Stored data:
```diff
@@ -269,11 +284,20 @@
                 c.N, c.H, c.W, c.Cin, c.Cout = N, H, W, Cin, Cout
                 if _lib.load().hc_conv_s2_dgrad_supported(C.byref(c)):
                     s2g = c
-            self.desc[key] = (f3, f1, dg, sf, sd, rows, s2d, s2g)
+            f48 = None
+            if self.identity and s == 1 and Cin == Cout == 48:
+                c = _lib.ConvSmallDesc()
+                c.N, c.H, c.W, c.C, c.Cout, c.mode = N, H, W, Cout, Cin, cv.ROWS_IMAGE | 1
+                if _lib.load().hc_conv_rows48_fused_bwd_supported(C.byref(c)):
+                    f48 = c
+            self.desc[key] = (f3, f1, dg, sf, sd, rows, s2d, s2g, f48)
         rows = self.desc[key][5]
         s2, s2g = self.desc[key][6] is not None, self.desc[key][7] is not None
-        if rows != self.rows_image or s2 != self.s2 or s2g != self.s2_dgrad:
-            self.rows_image, self.s2, self.s2_dgrad, self.packed, self.packed_key = rows, s2, s2g, None, None
+        f48 = self.desc[key][8] is not None and FUSED_BWD and (int(FUSED_BWD48) >= 2 or (int(FUSED_BWD48) == 1 and W >= FUSED_BWD48_MIN_W))
+        if rows != self.rows_image or s2 != self.s2 or s2g != self.s2_dgrad or f48 != self.fused48:
+            self.rows_image, self.s2, self.s2_dgrad, self.fused48, self.packed, self.packed_key = rows, s2, s2g, f48, None, None
+        if f48:
+            return self.desc[key][:4] + (self.desc[key][8],)
         return self.desc[key][:5]
 
     def s2_desc(self, N, Cin, H, W, Cout):
@@ -332,7 +356,8 @@
 
 def block_dgrad(st, dy3, dy1, dxid, w3, w1, geom):
     N, Cin, H, W, Cout = geom
-    _, _, dg, _, sdg = st.descs(N, Cin, H, W, Cout)
+    dg = st.descs(N, Cin, H, W, Cout)[2]
+    sdg = st.desc[(N, Cin, H, W, Cout)][4]
     wpd = st.ensure_packed(w3, w1)[2]
     dx = cv.empty_cl(N, Cin, H, W, dy3.device)
     s2g = st.desc[(N, Cin, H, W, Cout)][7]
@@ -353,19 +378,24 @@
 def fused_dgrad_desc(st, geom):
     N, Cin, H, W, Cout = geom
     sdg = st.descs(N, Cin, H, W, Cout)[4]
+    if st.fused48:
+        return sdg
     if sdg is None or not st.rows_image[1] or Cin != Cout or not _lib.load().hc_conv_rows_fused_bwd_supported(C.byref(sdg)):
         return None
     return sdg
 
 
 def block_dgrad_fused(st, sdg, g, coef, act, y3, y1, x, bcoef, w3, w1, bufs=None):
-    wpd = st.ensure_packed(w3, w1)[2]
+    st.ensure_packed(w3, w1)
+    wpd = st.fused_dgrad_image()
+    lib = _lib.load()
+    entry, name = ((lib.hc_conv_rows48_fused_bwd, "hc_conv_rows48_fused_bwd") if sdg.C == 48 else
+                   (lib.hc_conv_rows_fused_bwd, "hc_conv_rows_fused_bwd"))
     dy3, dy1, dxid, dx = bufs if bufs is not None else (torch.empty_like(y3), torch.empty_like(y1), torch.empty_like(x), torch.empty_like(x))
     sdg.srcA, sdg.srcB, sdg.resid, sdg.w3, sdg.w1, sdg.out3, sdg.out1, sdg.stats3, sdg.stats1 = None, None, None, ptr(wpd), None, ptr(dx), None, None, None
     tb = x.numel() * 2.0
     with cv.profiled("conv_rows", 2.0 * sdg.N * sdg.H * sdg.W * sdg.Cout * 10 * sdg.C, 8 * tb):
-        check(_lib.load().hc_conv_rows_fused_bwd(C.byref(sdg), ptr(g), ptr(coef), act, ptr(y3), ptr(y1), ptr(x), ptr(bcoef), ptr(dy3),
-                                                 ptr(dy1), ptr(dxid), stream()), "hc_conv_rows_fused_bwd")
+        check(entry(C.byref(sdg), ptr(g), ptr(coef), act, ptr(y3), ptr(y1), ptr(x), ptr(bcoef), ptr(dy3), ptr(dy1), ptr(dxid), stream()), name)
     return dy3, dy1, dxid, dx
 
 
diff --git a/include/holocron_hip.h b/include/holocron_hip.h
--- a/include/holocron_hip.h
+++ b/include/holocron_hip.h
@@ -69,6 +69,11 @@
 int hc_conv_rows_fused_bwd_supported(const hc_conv_small_desc* d);
 int hc_conv_rows_fused_bwd(const hc_conv_small_desc* d, const void* g, const float* coef, int32_t act, const void* y3, const void* y1,
                            const void* x, const float* bcoef, void* dy3, void* dy1, void* dxid, hc_stream_t stream);
+int hc_conv_rows48_fused_bwd_supported(const hc_conv_small_desc* d);
+int hc_conv_rows48_fused_bwd(const hc_conv_small_desc* d, const void* g, const float* coef, int32_t act, const void* y3, const void* y1,
+                             const void* x, const float* bcoef, void* dy3, void* dy1, void* dxid, hc_stream_t stream);
+int hc_conv_rows48_fused_bwd_plan(const hc_conv_small_desc* d, int32_t grid_cap, int32_t* out);
+int hc_conv_rows48_dgrad(const hc_conv_small_desc* d, hc_stream_t stream);
 
 typedef struct {
     const void* x;
```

PROBLEM REQUIREMENTS: What is needed is an exact transcription of every record above.

OUTPUT OF THE TASK:
```diff
@@ -269,11 +284,20 @@
                 c.N, c.H, c.W, c.Cin, c.Cout = N, H, W, Cin, Cout
                 if _lib.load().hc_conv_s2_dgrad_supported(C.byref(c)):
                     s2g = c
-            self.desc[key] = (f3, f1, dg, sf, sd, rows, s2d, s2g)
+            f48 = None
+            if self.identity and s == 1 and Cin == Cout == 48:
+                c = _lib.ConvSmallDesc()
+                c.N, c.H, c.W, c.C, c.Cout, c.mode = N, H, W, Cout, Cin, cv.ROWS_IMAGE | 1
+                if _lib.load().hc_conv_rows48_fused_bwd_supported(C.byref(c)):
+                    f48 = c
+            self.desc[key] = (f3, f1, dg, sf, sd, rows, s2d, s2g, f48)
         rows = self.desc[key][5]
         s2, s2g = self.desc[key][6] is not None, self.desc[key][7] is not None
-        if rows != self.rows_image or s2 != self.s2 or s2g != self.s2_dgrad:
-            self.rows_image, self.s2, self.s2_dgrad, self.packed, self.packed_key = rows, s2, s2g, None, None
+        f48 = self.desc[key][8] is not None and FUSED_BWD and (int(FUSED_BWD48) >= 2 or (int(FUSED_BWD48) == 1 and W >= FUSED_BWD48_MIN_W))
+        if rows != self.rows_image or s2 != self.s2 or s2g != self.s2_dgrad or f48 != self.fused48:
+            self.rows_image, self.s2, self.s2_dgrad, self.fused48, self.packed, self.packed_key = rows, s2, s2g, f48, None, None
+        if f48:
+            return self.desc[key][:4] + (self.desc[key][8],)
         return self.desc[key][:5]
 
     def s2_desc(self, N, Cin, H, W, Cout):
@@ -332,7 +356,8 @@
 
 def block_dgrad(st, dy3, dy1, dxid, w3, w1, geom):
     N, Cin, H, W, Cout = geom
-    _, _, dg, _, sdg = st.descs(N, Cin, H, W, Cout)
+    dg = st.descs(N, Cin, H, W, Cout)[2]
+    sdg = st.desc[(N, Cin, H, W, Cout)][4]
     wpd = st.ensure_packed(w3, w1)[2]
     dx = cv.empty_cl(N, Cin, H, W, dy3.device)
     s2g = st.desc[(N, Cin, H, W, Cout)][7]
@@ -353,19 +378,24 @@
 def fused_dgrad_desc(st, geom):
     N, Cin, H, W, Cout = geom
     sdg = st.descs(N, Cin, H, W, Cout)[4]
+    if st.fused48:
+        return sdg
     if sdg is None or not st.rows_image[1] or Cin != Cout or not _lib.load().hc_conv_rows_fused_bwd_supported(C.byref(sdg)):
         return None
     return sdg
 
 
 def block_dgrad_fused(st, sdg, g, coef, act, y3, y1, x, bcoef, w3, w1, bufs=None):
-    wpd = st.ensure_packed(w3, w1)[2]
+    st.ensure_packed(w3, w1)
+    wpd = st.fused_dgrad_image()
+    lib = _lib.load()
+    entry, name = ((lib.hc_conv_rows48_fused_bwd, "hc_conv_rows48_fused_bwd") if sdg.C == 48 else
+                   (lib.hc_conv_rows_fused_bwd, "hc_conv_rows_fused_bwd"))
     dy3, dy1, dxid, dx = bufs if bufs is not None else (torch.empty_like(y3), torch.empty_like(y1), torch.empty_like(x), torch.empty_like(x))
     sdg.srcA, sdg.srcB, sdg.resid, sdg.w3, sdg.w1, sdg.out3, sdg.out1, sdg.stats3, sdg.stats1 = None, None, None, ptr(wpd), None, ptr(dx), None, None, None
     tb = x.numel() * 2.0
     with cv.profiled("conv_rows", 2.0 * sdg.N * sdg.H * sdg.W * sdg.Cout * 10 * sdg.C, 8 * tb):
-        check(_lib.load().hc_conv_rows_fused_bwd(C.byref(sdg), ptr(g), ptr(coef), act, ptr(y3), ptr(y1), ptr(x), ptr(bcoef), ptr(dy3),
-                                                 ptr(dy1), ptr(dxid), stream()), "hc_conv_rows_fused_bwd")
+        check(entry(C.byref(sdg), ptr(g), ptr(coef), act, ptr(y3), ptr(y1), ptr(x), ptr(bcoef), ptr(dy3), ptr(dy1), ptr(dxid), stream()), name)
     return dy3, dy1, dxid, dx
 
 
diff --git a/include/holocron_hip.h b/include/holocron_hip.h
--- a/include/holocron_hip.h
+++ b/include/holocron_hip.h
@@ -69,6 +69,11 @@
 int hc_conv_rows_fused_bwd_supported(const hc_conv_small_desc* d);
 int hc_conv_rows_fused_bwd(const hc_conv_small_desc* d, const void* g, const float* coef, int32_t act, const void* y3, const void* y1,
                            const void* x, const float* bcoef, void* dy3, void* dy1, void* dxid, hc_stream_t stream);
+int hc_conv_rows48_fused_bwd_supported(const hc_conv_small_desc* d);
+int hc_conv_rows48_fused_bwd(const hc_conv_small_desc* d, const void* g, const float* coef, int32_t act, const void* y3, const void* y1,
+                             const void* x, const float* bcoef, void* dy3, void* dy1, void* dxid, hc_stream_t stream);
+int hc_conv_rows48_fused_bwd_plan(const hc_conv_small_desc* d, int32_t grid_cap, int32_t* out);
+int hc_conv_rows48_dgrad(const hc_conv_small_desc* d, hc_stream_t stream);
 
 typedef struct {
     const void* x;
```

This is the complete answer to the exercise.